§ DATASET RECORDS:
----------------
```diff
+  OS2S_EPI_STAMP();
   if (p.stats) {
-    constexpr int CP = BN / 2;
-    constexpr int RG = (NTHR / CP) > 0 ? (NTHR / CP) : 1;
-    constexpr int RPT = (BM + RG - 1) / RG;
-    const int cp = tid % CP, rg = tid / CP;
-#pragma unroll
-    for (int w = w0; w < w0 + EW; ++w) {
-      if (wmid[w] < 0) continue;
-      const int valid_rows = min(BM, p.Tout - wt0[w]);
-      const char* const otw = ot + (w - w0) * BM * OP;
-      float s0 = 0.f, s1 = 0.f, q0 = 0.f, q1 = 0.f;
-      if (rg < RG) {
-        uint32_t vv[RPT];
-#pragma unroll
-        for (int i = 0; i < RPT; ++i) {
-          const int row = rg + i * RG;
-          vv[i] = row < valid_rows ? *reinterpret_cast<const uint32_t*>(otw + row * OP + cp * 4) : 0u;
-        }
-        if (p.stat_ref) {
-          const bool cok = n0 + cp * 2 < p.Cout;
-          const bf16_t* const rp = p.stat_ref + (long long)wb[w] * p.y_sb + (long long)wt0[w] * p.y_st + n0 + cp * 2;
-          uint32_t rr[RPT];
-#pragma unroll
-          for (int i = 0; i < RPT; ++i) {
-            const int row = rg + i * RG;
-            rr[i] = (cok && row < valid_rows) ? *reinterpret_cast<const uint32_t*>(rp + (long long)row * p.y_st) : 0u;
-          }
-#pragma unroll
-          for (int i = 0; i < RPT; ++i) {
-            const float a = bflo(vv[i]), bb = bfhi(vv[i]);
-            s0 += a; q0 += a * bflo(rr[i]);
-            s1 += bb; q1 += bb * bfhi(rr[i]);
-          }
-        } else {
-#pragma unroll
-          for (int i = 0; i < RPT; ++i) {
-            const float a = bflo(vv[i]), bb = bfhi(vv[i]);
-            s0 += a; q0 += a * a;
-            s1 += bb; q1 += bb * bb;
-          }
-        }
-        float* sc = reinterpret_cast<float*>(smem + EW * BM * OP) + (size_t)(w - w0) * RG * BN * 2;
-        sc[(rg * BN + cp * 2 + 0) * 2 + 0] = s0;
-        sc[(rg * BN + cp * 2 + 0) * 2 + 1] = q0;
-        sc[(rg * BN + cp * 2 + 1) * 2 + 0] = s1;
-        sc[(rg * BN + cp * 2 + 1) * 2 + 1] = q1;
-      }
-    }
     OS2S_EPI_STAMP();
     __syncthreads();
     OS2S_EPI_STAMP();
@@ -327,8 +363,9 @@
         }
       }
     }
-  }
-  }
-}
-
-}
+    OS2S_EPI_STAMP();
+  }
+  }
+}
+
+}
```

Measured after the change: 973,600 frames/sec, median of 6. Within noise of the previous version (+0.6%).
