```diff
diff --git a/cuda_flashattention_amd/csrc/fa2_common.h b/cuda_flashattention_amd/csrc/fa2_common.h
--- a/cuda_flashattention_amd/csrc/fa2_common.h
+++ b/cuda_flashattention_amd/csrc/fa2_common.h
@@ -33,6 +33,28 @@
     constexpr int ROWB = 2 * D, CPR = D / 8;
     const int drow = lane / CPR, dslot = lane % CPR, prow = row0 + drow;
     return drow * ROWB + 16 * ((lds_off<D>(prow, dslot) - ROWB * prow) >> 4);
+}
+
+template <int D>
+__device__ __forceinline__ constexpr int epi_off(int row, int pc)
+{
+    static_assert(D == 64 || D == 128, "head_dim must be 64 or 128");
+    return 2 * D * row + 16 * (pc ^ (row & 7));
+}
+template <int D>
+__device__ __forceinline__ constexpr int epi_read_off(int lane, int i)
+{
+    return epi_off<D>(lane / (D / 8) + (512 / D) * i, lane % (D / 8));
+}
+typedef __attribute__((address_space(3))) u32x4 lds_u32x4;
+__device__ __forceinline__ lds_u32x4* lds_ptr16(uint32_t addr) { return reinterpret_cast<lds_u32x4*>((uintptr_t)addr); }
+template <int D, int PER>
+constexpr bool epi_read_periodic()
+{
+    for (int l = 0; l < 64; ++l)
+        for (int i = 0; i < D / 16; ++i)
+            if (epi_read_off<D>(l, i) != epi_read_off<D>(l, i % PER) + 1024 * (i - i % PER)) return false;
+    return true;
 }
 
 template <typename F, int... I>
diff --git a/cuda_flashattention_amd/csrc/fa2_fwd1_bf16.hip b/cuda_flashattention_amd/csrc/fa2_fwd1_bf16.hip
--- a/cuda_flashattention_amd/csrc/fa2_fwd1_bf16.hip
+++ b/cuda_flashattention_amd/csrc/fa2_fwd1_bf16.hip
@@ -15,6 +15,22 @@
 enum { F1_PLAIN = 0, F1_MASKED = 1, F1_NOMAX = 2 };
 
 typedef __attribute__((address_space(3))) void* f1_lptr_t;
+
+#ifdef FA2_F1_EPI_STAMPS
+constexpr unsigned kF1StampSlots = 1u << 16;
+__device__ unsigned g_f1_stamps[4 * kF1StampSlots];
+extern "C" __attribute__((visibility("default"))) int fa2_debug_read_fwd_stamps(unsigned* host, int clear)
+{
+    hipError_t e = hipDeviceSynchronize();
+    if (e == hipSuccess) e = hipMemcpyFromSymbol(host, HIP_SYMBOL(g_f1_stamps), sizeof(unsigned) * 4 * kF1StampSlots);
+    if (e == hipSuccess && clear) {
+        void* dev = nullptr;
+        e = hipGetSymbolAddress(&dev, HIP_SYMBOL(g_f1_stamps));
+        if (e == hipSuccess) e = hipMemset(dev, 0, sizeof(unsigned) * 4 * kF1StampSlots);
+    }
+    return (int)e;
+}
+#endif
 
 template <int QBS> constexpr int kF1RegFile = QBS == 2 ? RF512 : RF128;
 
@@ -308,6 +324,10 @@
     nfull_wg = min(nfull_wg, J / NH) & ~3;
     using I0 = Int<0>; using I1 = Int<1>; using I2 = Int<2>; using I3 = Int<3>;
     int* const redo_flag = reinterpret_cast<int*>(smem + 2 * KRING);
+    const bool fin = !STATE || p.finalize;
+#ifdef FA2_F1_EPI_STAMPS
+    const uint64_t s_wg = __builtin_readcyclecounter();
+#endif
     bool safe = false;
     for (;;) {
         init_pass();
@@ -328,7 +348,10 @@
         }
         FA2_FWD_TAIL_TILES(run_tile, t, ntl);
         asm volatile("s_waitcnt vmcnt(0) lgkmcnt(0)" ::: "memory");
-        if (safe || nfull_wg == 0) break;
+        if (safe || nfull_wg == 0) {
+            if (fin) __syncthreads();
+            break;
+        }
         bool bad = out_of_range;
         static_for<QBS>([&](auto QB) {
             constexpr int qb = decltype(QB)::value;
@@ -342,8 +365,20 @@
         asm volatile("; fa2-cold: a row sum left the range of the rounds without maxima: the row block again, with maxima");
         safe = true;
     }
+#ifdef FA2_F1_EPI_STAMPS
+    const uint64_t s_loop = __builtin_readcyclecounter();
+#endif
     mfma_acc_settle();
-    const bool fin = !STATE || p.finalize;
+    static_assert(kF1Rows * ROWB <= KRING, "the K ring holds the workgroup's rows of O");
+    constexpr int EPI_PER = D == 128 ? 2 : 1;
+    static_assert(epi_read_periodic<D, EPI_PER>(), "the rows of reads i and i + EPI_PER have the same swizzle key");
+    int lane_e = lane;
+    asm volatile("" : "+v"(lane_e));
+    const uint32_t img = lbase + wave * QBS * 32 * ROWB;
+    const uint32_t wrow = img + ROWB * (lane_e & 31), wkey = 16 * ((lane_e >> 5) ^ (lane_e & 7));
+    uint32_t rd[EPI_PER];
+#pragma unroll
+    for (int k = 0; k < EPI_PER; ++k) rd[k] = img + epi_read_off<D>(lane_e, k) - 1024 * k;
     static_for<QBS>([&](auto QB) {
         constexpr int qb = decltype(QB)::value;
         const float l_tot = half_sum(vget<ST + 2 * qb>() + vget<ST + 2 * qb + 1>());
@@ -351,18 +386,33 @@
         const float pa = pend[qb];
         const float inv = (fin ? (l_tot > 0.0f ? 1.0f / l_tot : 0.0f) : 1.0f) * pa;
         static_for<2 * DT>([&](auto G) {
-            constexpr int dt = decltype(G)::value / 2, gp = decltype(G)::value % 2;
+            constexpr int g = decltype(G)::value, dt = g / 2, gp = g % 2;
             constexpr int R = A_O + (qb * DT + dt) * 16 + 8 * gp;
             f32x4 v, w;
             fwd_read_o8<R>(inv, v, w);
             if (fin) {
                 const u32x4 o = fwd_pack_o8_bf16(v, w);
+#ifdef FA2_F1_EPI_DIRECT
                 if (qrow[qb] < Nq) *reinterpret_cast<u32x4*>((char*)p.O + qoff * ROWB + 2 * (32 * dt + 16 * gp + 8 * h)) = o;
+#else
+                *lds_ptr16(wrow + qb * 32 * ROWB + (wkey ^ (32 * g))) = o;
+#endif
             } else if (qrow[qb] < Nq) {
                 *reinterpret_cast<f32x4*>(p.Oacc + qoff * D + 32 * dt + 16 * gp + 4 * h) = v;
                 *reinterpret_cast<f32x4*>(p.Oacc + qoff * D + 32 * dt + 16 * gp + 8 + 4 * h) = w;
             }
         });
+#ifndef FA2_F1_EPI_DIRECT
+        if (fin) {
+            const int row0 = q0 + 32 * qb;
+            char* const dst = (char*)p.O + ((size_t)head * qhs + row0) * ROWB + (uint32_t)(16 * lane_e);
+            static_for<32 / RPI>([&](auto I) {
+                constexpr int i = decltype(I)::value;
+                const u32x4 o = *lds_ptr16(rd[i % EPI_PER] + qb * 32 * ROWB + 1024 * i);
+                if (row0 + RPI * i + lane_e / CPR < Nq) *reinterpret_cast<u32x4*>(dst + 1024 * i) = o;
+            });
+        }
+#endif
         if (qrow[qb] < Nq && h == 0) {
             if (fin) {
                 p.L[qoff] = m_run[qb] + __builtin_logf(l_tot);
@@ -372,6 +422,20 @@
             }
         }
     });
+#ifdef FA2_F1_EPI_STAMPS
+    {
+        const uint64_t s_iss = __builtin_readcyclecounter();
+        asm volatile("s_waitcnt vmcnt(0)" ::: "memory");
+        const uint64_t s_end = __builtin_readcyclecounter();
+        const unsigned slot = (blockIdx.x * kF1Waves + wave) * (PAIRED ? 2 : 1) + half;
+        if (lane == 0 && slot < kF1StampSlots) {
+            g_f1_stamps[4 * slot] = (unsigned)(s_loop - s_wg);
+            g_f1_stamps[4 * slot + 1] = (unsigned)(s_iss - s_loop);
+            g_f1_stamps[4 * slot + 2] = (unsigned)(s_end - s_loop);
+            g_f1_stamps[4 * slot + 3] = 1u;
+        }
+    }
+#endif
     }
 }
 
```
----------------
§ TASK TO COMPLETE:
Check each line above for the string "csrc" and return those that contain it.

§ EXERCISE RESULT:
diff --git a/cuda_flashattention_amd/csrc/fa2_common.h b/cuda_flashattention_amd/csrc/fa2_common.h
--- a/cuda_flashattention_amd/csrc/fa2_common.h
+++ b/cuda_flashattention_amd/csrc/fa2_common.h
diff --git a/cuda_flashattention_amd/csrc/fa2_fwd1_bf16.hip b/cuda_flashattention_amd/csrc/fa2_fwd1_bf16.hip
--- a/cuda_flashattention_amd/csrc/fa2_fwd1_bf16.hip
+++ b/cuda_flashattention_amd/csrc/fa2_fwd1_bf16.hip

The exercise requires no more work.